Work instruction> Examine each line of the data. Copy those that contain the string "rotations".

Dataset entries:
::::::::

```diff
+        hi = max(max(s_hi[0], s_hi[1]), max(s_hi[2], s_hi[3]));
+        sd.range[4] = lo;
+        sd.range[5] = hi;
+        sd.range[6] = lo ^ hi ^ DS_RANGE_TAG;
+        pn.count[0] = carry;
         pn.count[2] = 0ull;
-        if (pn.host_count) __hip_atomic_store(pn.host_count, total, __ATOMIC_RELAXED, __HIP_MEMORY_SCOPE_SYSTEM);
-    }
-#pragma unroll
-    for (int u = 0; u < NU; u++) {
-        const int i = blockIdx.x * DS_ITEMS + u * DS_THREADS + tid;
-        const uint32_t x = wave_scan_incl(tv[u]);
-        if (i < P) {
-            pn.rec[(size_t)i * REC_F + 9] = __uint_as_float((uint32_t)block_base + s_wave[u * (DS_THREADS / 64) + wid] + x - tv[u]);
-            atomicAdd(&s_hist[ds_bucket_of(k[u], kmin, scale, nb)], 1u);
-        }
-    }
-    __syncthreads();
-    for (int b = tid; b <= nb; b += DS_THREADS) cnt[(size_t)blockIdx.x * (nb + 1) + b] = s_hist[b];
-}
-
-#define DSP_ROWS 32
+        if (pn.host_count) __hip_atomic_store(pn.host_count, carry, __ATOMIC_RELAXED, __HIP_MEMORY_SCOPE_SYSTEM);
+    }
+}
+
 __global__ __launch_bounds__(256) void ds_prefix_kernel(const uint32_t* __restrict__ cnt, uint32_t* __restrict__ pre,
                                                         uint32_t* __restrict__ tot, uint32_t* __restrict__ loc,
-                                                        uint32_t* __restrict__ grp, int nbp, int blocks) {
+                                                        uint32_t* __restrict__ grp, int nbp, int blocks, const DsSide sd) {
+    if (blockIdx.x == 0) {
+        ds_side_job(sd, blocks);
+        return;
+    }
     __shared__ uint32_t s_part[4][64];
     const int lane = threadIdx.x & 63, wid = threadIdx.x >> 6;
-    const int b = blockIdx.x * 64 + lane;
+    const int gb = (int)blockIdx.x - 1;
+    const int b = gb * 64 + lane;
     const bool live = b < nbp;
     const int per = (blocks + 3) >> 2, r0 = wid * per, r1 = min(blocks, r0 + per);
     const bool one_trip = per <= DSP_ROWS;
@@ -143,34 +106,46 @@
         if (live) tot[b] = total;
         const uint32_t x = wave_scan_incl(live ? total : 0u);
         if (live) loc[b] = x - total;
-        if (lane == 63) grp[blockIdx.x] = x;
+        if (lane == 63) grp[gb] = x;
     }
 }
 
 #define DS_MAX_NBP 4097
 __global__ __launch_bounds__(DS_THREADS) void ds_scatter_kernel(const uint32_t* __restrict__ keys,
-                                                                const uint32_t* __restrict__ krange, int P,
+                                                                const uint32_t* __restrict__ range, int P,
                                                                 int nb, const uint32_t* __restrict__ cnt,
                                                                 const uint32_t* __restrict__ loc,
                                                                 const uint32_t* __restrict__ grp,
-                                                                unsigned long long* __restrict__ tmp) {
+                                                                unsigned long long* __restrict__ tmp,
+                                                                const uint32_t* __restrict__ base, const PairNumbering pn) {
     extern __shared__ uint32_t s_mem[];
+    __shared__ uint32_t s_wave[DS_ITEMS / 64];
     const int nbp = nb + 1;
     uint32_t* s_next = s_mem;
     uint32_t* s_grp = s_mem + nbp;
-    const int tid = threadIdx.x;
+    const int tid = threadIdx.x, lane = tid & 63, wid = tid >> 6;
+    constexpr int NU = DS_ITEMS / DS_THREADS;
+    constexpr int WPR = DS_ITEMS / 64;
+    static_assert(WPR <= 64, "one wave scans the row's wave sums");
     constexpr int NB_T = (DS_MAX_NBP + DS_THREADS - 1) / DS_THREADS;
-    uint32_t k[DS_ITEMS / DS_THREADS], first[NB_T];
-#pragma unroll
-    for (int u = 0; u < DS_ITEMS / DS_THREADS; u++) {
+    uint32_t k[NU], tv[NU], first[NB_T];
+#pragma unroll
+    for (int u = 0; u < NU; u++) {
         const int i = blockIdx.x * DS_ITEMS + u * DS_THREADS + tid;
         k[u] = i < P ? keys[i] : 0u;
+        tv[u] = i < P ? pn.tiles[i] : 0u;
     }
 #pragma unroll
     for (int u = 0; u < NB_T; u++) {
         const int b = u * DS_THREADS + tid;
         first[u] = b < nbp ? loc[b] + cnt[(size_t)blockIdx.x * nbp + b] : 0u;
     }
+    const uint32_t own = (wid == 0 && lane < WPR) ? pn.wave_tiles[blockIdx.x * WPR + lane] : 0u;
+    const uint32_t row_base = base[blockIdx.x];
+    DsMap m;
+    m.kmin = range[0];
+    m.kmax = range[1];
+    m.scale = (unsigned long long)range[2] | ((unsigned long long)range[3] << 32);
     const int ngrp = (nbp + 63) / 64;
     if (tid < 64) {
         uint32_t x = 0, carry = 0;
@@ -180,9 +155,9 @@
             if (g0 + tid < ngrp) s_grp[g0 + tid] = carry + x - v;
             carry += (uint32_t)__builtin_amdgcn_readlane((int)x, 63);
         }
-    }
-    const uint32_t kmin = krange[0];
-    const unsigned long long scale = (unsigned long long)krange[1] | ((unsigned long long)krange[2] << 32);
+        const uint32_t y = wave_scan_incl(own);
+        if (lane < WPR) s_wave[lane] = y - own;
+    }
     __syncthreads();
 #pragma unroll
     for (int u = 0; u < NB_T; u++) {
@@ -191,10 +166,12 @@
     }
     __syncthreads();
 #pragma unroll
-    for (int u = 0; u < DS_ITEMS / DS_THREADS; u++) {
+    for (int u = 0; u < NU; u++) {
         const int i = blockIdx.x * DS_ITEMS + u * DS_THREADS + tid;
+        const uint32_t x = wave_scan_incl(tv[u]);
         if (i < P) {
-            const uint32_t pos = atomicAdd(&s_next[ds_bucket_of(k[u], kmin, scale, nb)], 1u);
+            pn.rec[(size_t)i * REC_F + 9] = __uint_as_float(row_base + s_wave[u * (DS_THREADS / 64) + wid] + x - tv[u]);
+            const uint32_t pos = atomicAdd(&s_next[ds_bucket_of(k[u], m, nb)], 1u);
             tmp[pos] = ((unsigned long long)k[u] << 32) | (unsigned long long)(uint32_t)i;
         }
     }
@@ -497,15 +474,14 @@
                       DepthSortState st, PairNumbering pn, RankOut ro, int debug, hipStream_t s) {
     const int nbp = st.nb + 1;
     if (nbp > DS_MAX_NBP) return GS_E_BAD_ARG;
-    const size_t lds_count = (size_t)nbp * 4, lds_scatter = (size_t)(nbp + 66) * 4;
-    hipLaunchKernelGGL(ds_count_kernel, dim3(st.blocks), dim3(DS_THREADS), lds_count, s, keys, wave_kmin, wave_kmax, nwaves, P,
-                       st.nb, st.cnt, st.range, pn);
-    GS_LAUNCH_CHECK("depth_sort.count", debug, s);
-    hipLaunchKernelGGL(ds_prefix_kernel, dim3((nbp + 63) / 64), dim3(256), 0, s, st.cnt, st.pre, st.tot, st.loc, st.grp, nbp,
-                       st.blocks);
+    if (nwaves < st.blocks * (DS_ITEMS / 64)) return GS_E_BAD_ARG;
+    const size_t lds_scatter = (size_t)(nbp + 66) * 4;
+    const DsSide sd{wave_kmin, wave_kmax, nwaves, st.range, st.base, pn};
+    hipLaunchKernelGGL(ds_prefix_kernel, dim3(1 + (nbp + 63) / 64), dim3(256), 0, s, st.cnt, st.pre, st.tot, st.loc, st.grp, nbp,
+                       st.blocks, sd);
     GS_LAUNCH_CHECK("depth_sort.prefix", debug, s);
     hipLaunchKernelGGL(ds_scatter_kernel, dim3(st.blocks), dim3(DS_THREADS), lds_scatter, s, keys, st.range, P, st.nb, st.pre,
-                       st.loc, st.grp, st.tmp);
+                       st.loc, st.grp, st.tmp, st.base, pn);
     GS_LAUNCH_CHECK("depth_sort.scatter", debug, s);
     const int helpers = P / 4096 < 1 ? 1 : (P / 4096 > 128 ? 128 : P / 4096);
     hipLaunchKernelGGL(ds_bucket_sort_kernel, dim3((st.nb + DS_WG_BUCKETS - 1) / DS_WG_BUCKETS + helpers), dim3(DS_THREADS), 0, s,
diff --git a/3dgs-avatar-release_amd/csrc/preprocess.hip b/3dgs-avatar-release_amd/csrc/preprocess.hip
--- a/3dgs-avatar-release_amd/csrc/preprocess.hip
+++ b/3dgs-avatar-release_amd/csrc/preprocess.hip
@@ -17,7 +17,9 @@
     return sh_to_rgb(deg, p, campos, g, clamped);
 }
 
-__global__ __launch_bounds__(256) void preprocess_kernel(
+#define PP_THREADS DS_ITEMS
+static_assert(PP_THREADS <= 1024 && PP_THREADS % 64 == 0, "one workgroup per count row");
+__global__ __launch_bounds__(PP_THREADS) void preprocess_kernel(
     int P, int deg, int M, const float* __restrict__ means3D, const float* __restrict__ scales,
     float scale_modifier, const float* __restrict__ rotations, const float* __restrict__ opacities,
     const float* __restrict__ shs, const float* __restrict__ colors_precomp, const float* __restrict__ cov3D_precomp,
@@ -26,7 +28,16 @@
     float* __restrict__ rec, float* __restrict__ depths, uint32_t* __restrict__ tiles, uint32_t* __restrict__ clamped,
     uint32_t* __restrict__ sort_keys, uint32_t* __restrict__ sort_vals, int32_t* __restrict__ radii,
     uint32_t* __restrict__ wave_tiles, uint32_t* __restrict__ wave_kmin, uint32_t* __restrict__ wave_kmax, ZeroJob zero,
-    ZeroJob zero2) {
+    ZeroJob zero2, const DsCount dc) {
+    extern __shared__ uint32_t s_hist[];
+    const bool count = dc.cnt != nullptr;
+    uint32_t rlo = 0u, rhi = 0u, rtag = 0u;
+    if (count) {
+        rlo = dc.range[4];
+        rhi = dc.range[5];
+        rtag = dc.range[6];
+        for (int b = threadIdx.x; b <= dc.nb; b += PP_THREADS) s_hist[b] = 0u;
+    }
     zero_job(zero);
     zero_job(zero2);
     const int gi = blockIdx.x * blockDim.x + threadIdx.x;
@@ -157,19 +168,34 @@
         wave_kmin[gi >> 6] = kmin;
         wave_kmax[gi >> 6] = kmax;
     }
+    if (count) {
+        const DsMap m = ds_map_stored(rlo, rhi, rtag, dc.nb, dc.fixed_map != 0);
+        if (blockIdx.x == 0 && threadIdx.x == 0) {
+            dc.range[0] = m.kmin;
+            dc.range[1] = m.kmax;
+            dc.range[2] = (uint32_t)m.scale;
+            dc.range[3] = (uint32_t)(m.scale >> 32);
+        }
+        __syncthreads();
+        if (live) atomicAdd(&s_hist[ds_bucket_of(tt ? __float_as_uint(depth) : 0xFFFFFFFFu, m, dc.nb)], 1u);
+        __syncthreads();
+        uint32_t* __restrict__ row = dc.cnt + (size_t)blockIdx.x * (dc.nb + 1);
+        for (int b = threadIdx.x; b <= dc.nb; b += PP_THREADS) row[b] = s_hist[b];
+    }
 }
 
 int launch_preprocess(const GsFwdArgs& a, float* rec, float* depths, uint32_t* tiles, uint32_t* clamped,
                       uint32_t* sort_keys, uint32_t* sort_vals, int32_t* radii, uint32_t* wave_tiles, uint32_t* wave_kmin,
-                      uint32_t* wave_kmax, ZeroJob zero, ZeroJob zero2, hipStream_t s) {
+                      uint32_t* wave_kmax, ZeroJob zero, ZeroJob zero2, DsCount dc, hipStream_t s) {
     const int gx = (a.W + TILE - 1) / TILE, gy = (a.H + TILE - 1) / TILE;
     const float focal_y = a.H / (2.0f * a.tanfovy), focal_x = a.W / (2.0f * a.tanfovx);
-    const int blocks = (a.P + 255) / 256;
-    hipLaunchKernelGGL(preprocess_kernel, dim3(blocks), dim3(256), 0, s, a.P, a.sh_degree, a.M, a.means3D, a.scales,
+    const int blocks = (a.P + PP_THREADS - 1) / PP_THREADS;
+    const size_t lds = dc.cnt ? (size_t)(dc.nb + 1) * 4 : 0;
+    hipLaunchKernelGGL(preprocess_kernel, dim3(blocks), dim3(PP_THREADS), lds, s, a.P, a.sh_degree, a.M, a.means3D, a.scales,
                        a.scale_modifier, a.rotations, a.opacities, a.shs, a.colors_precomp, a.cov3D_precomp,
                        a.viewmatrix, a.projmatrix, a.campos, a.W, a.H, a.tanfovx, a.tanfovy, focal_x, focal_y, gx, gy,
                        a.tile_rect,
-                       rec, depths, tiles, clamped, sort_keys, sort_vals, radii, wave_tiles, wave_kmin, wave_kmax, zero, zero2);
+                       rec, depths, tiles, clamped, sort_keys, sort_vals, radii, wave_tiles, wave_kmin, wave_kmax, zero, zero2, dc);
     GS_LAUNCH_CHECK("preprocess", a.debug, s);
     return GS_OK;
 }
```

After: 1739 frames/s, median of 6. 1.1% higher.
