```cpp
extern "C" int lpd_knn_pm(const float* x_pm, int ld, int B, int C, int N, int k, int32_t* idx, float* ws, int impl, void* stream_)
{
    hipStream_t stream = (hipStream_t)stream_;
    LPD_CHECK_ARG((x_pm || (impl & LPD_KNN_PM_PREPARED)) && idx && ws, "lpd_knn_pm: null pointer");
    LPD_CHECK_ARG(B > 0 && C > 0 && N > 0 && ld >= C, "lpd_knn_pm: bad dims B=%d C=%d N=%d ld=%d", B, C, N, ld);
    LPD_CHECK_ARG(k > 0 && k <= N, "lpd_knn_pm: need 0 < k <= N (k=%d N=%d)", k, N);
    LPD_CHECK_ARG(C <= 64 && k <= 64, "lpd_knn_pm: built for C <= 64, k <= 64 (got C=%d k=%d); use lpd_knn on the channel-major tensor", C, k);
    LPD_CHECK_ARG(C <= 4 || (impl & LPD_KNN_PM_PREPARED) || ((uintptr_t)x_pm & 15) == 0, "lpd_knn_pm: x_pm must be 16-byte aligned");
    const long long M = (long long)B * N;
    float* xp = ws + M;
    const bool prepped = (impl & LPD_KNN_PM_PREPARED) != 0;
    impl &= ~LPD_KNN_PM_PREPARED;
    LPD_CHECK_ARG(impl == 0 || impl == 4 || impl == 5 || impl == 6, "lpd_knn_pm: impl=%d (0 product; 4 / 6 force the ascending / best-first kernel; 5 statistics)", impl);
    const bool best_first = ((impl == 0 && KNN7_DEFAULT) || (impl == 5 || impl == 6)) && knn7_applies(C, N, k);
    const bool xb_ready = knn_pm_wants_xb(C, N, k, impl) && (prepped || ld % 4 == 0);
    LPD_CHECK_ARG(!prepped || C == 64, "lpd_knn_pm: prepared operands are a 64-channel affair (C=%d)", C);
    if (prepped) {  }
    else if (C <= 4) hipLaunchKernelGGL(knn_prep_pm_kernel<2>, dim3((unsigned)((M + 255) / 256)), dim3(256), 0, stream, x_pm, ld, ws, xp, C, M);
    else if (C == 64 && ld % 4 == 0) {
        hipLaunchKernelGGL(knn_prep_pm4_kernel, dim3((unsigned)((4 * M + 255) / 256)), dim3(256), 0, stream, x_pm, ld, ws, xp,
                           xb_ready ? knn7_xb_of(ws, B, N) : (__bf16*)nullptr, M, N, (N + 31) / 32);
    } else hipLaunchKernelGGL(knn_prep_pm_kernel<32>, dim3((unsigned)((M + 255) / 256)), dim3(256), 0, stream, x_pm, ld, ws, xp, C, M);
    LPD_CHECK_LAUNCH("lpd_knn_pm(prep)");
    if (best_first) return knn7_dispatch(nullptr, ws, idx, B, C, N, k, stream, impl == 5, xb_ready, prepped);
    if (C <= 4) return knn3_dispatch_k<2>(nullptr, ws, idx, B, C, N, k, stream);
    return knn3_dispatch_k<32>(nullptr, ws, idx, B, C, N, k, stream);
}
```

### lpd-net-pytorch_amd/csrc/lpd_morton.hip

```cpp
#include "lpd_common.h"
#include <math.h>

namespace {

__device__ __forceinline__ uint32_t spread10(uint32_t v)
{
    v &= 0x3ff;
    v = (v | (v << 16)) & 0x030000ff;
    v = (v | (v << 8)) & 0x0300f00f;
    v = (v | (v << 4)) & 0x030c30c3;
    v = (v | (v << 2)) & 0x09249249;
    return v;
}

__device__ __forceinline__ uint32_t bitonic_keep(uint32_t v, uint32_t o, bool lower, bool up)
{
    const uint32_t mn = v < o ? v : o, mx = v < o ? o : v;
    return (lower == up) ? mn : mx;
}
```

::::::::

Solution to the exercise>
     float scale_modifier, const float* __restrict__ rotations, const float* __restrict__ opacities,
                        a.scale_modifier, a.rotations, a.opacities, a.shs, a.colors_precomp, a.cov3D_precomp,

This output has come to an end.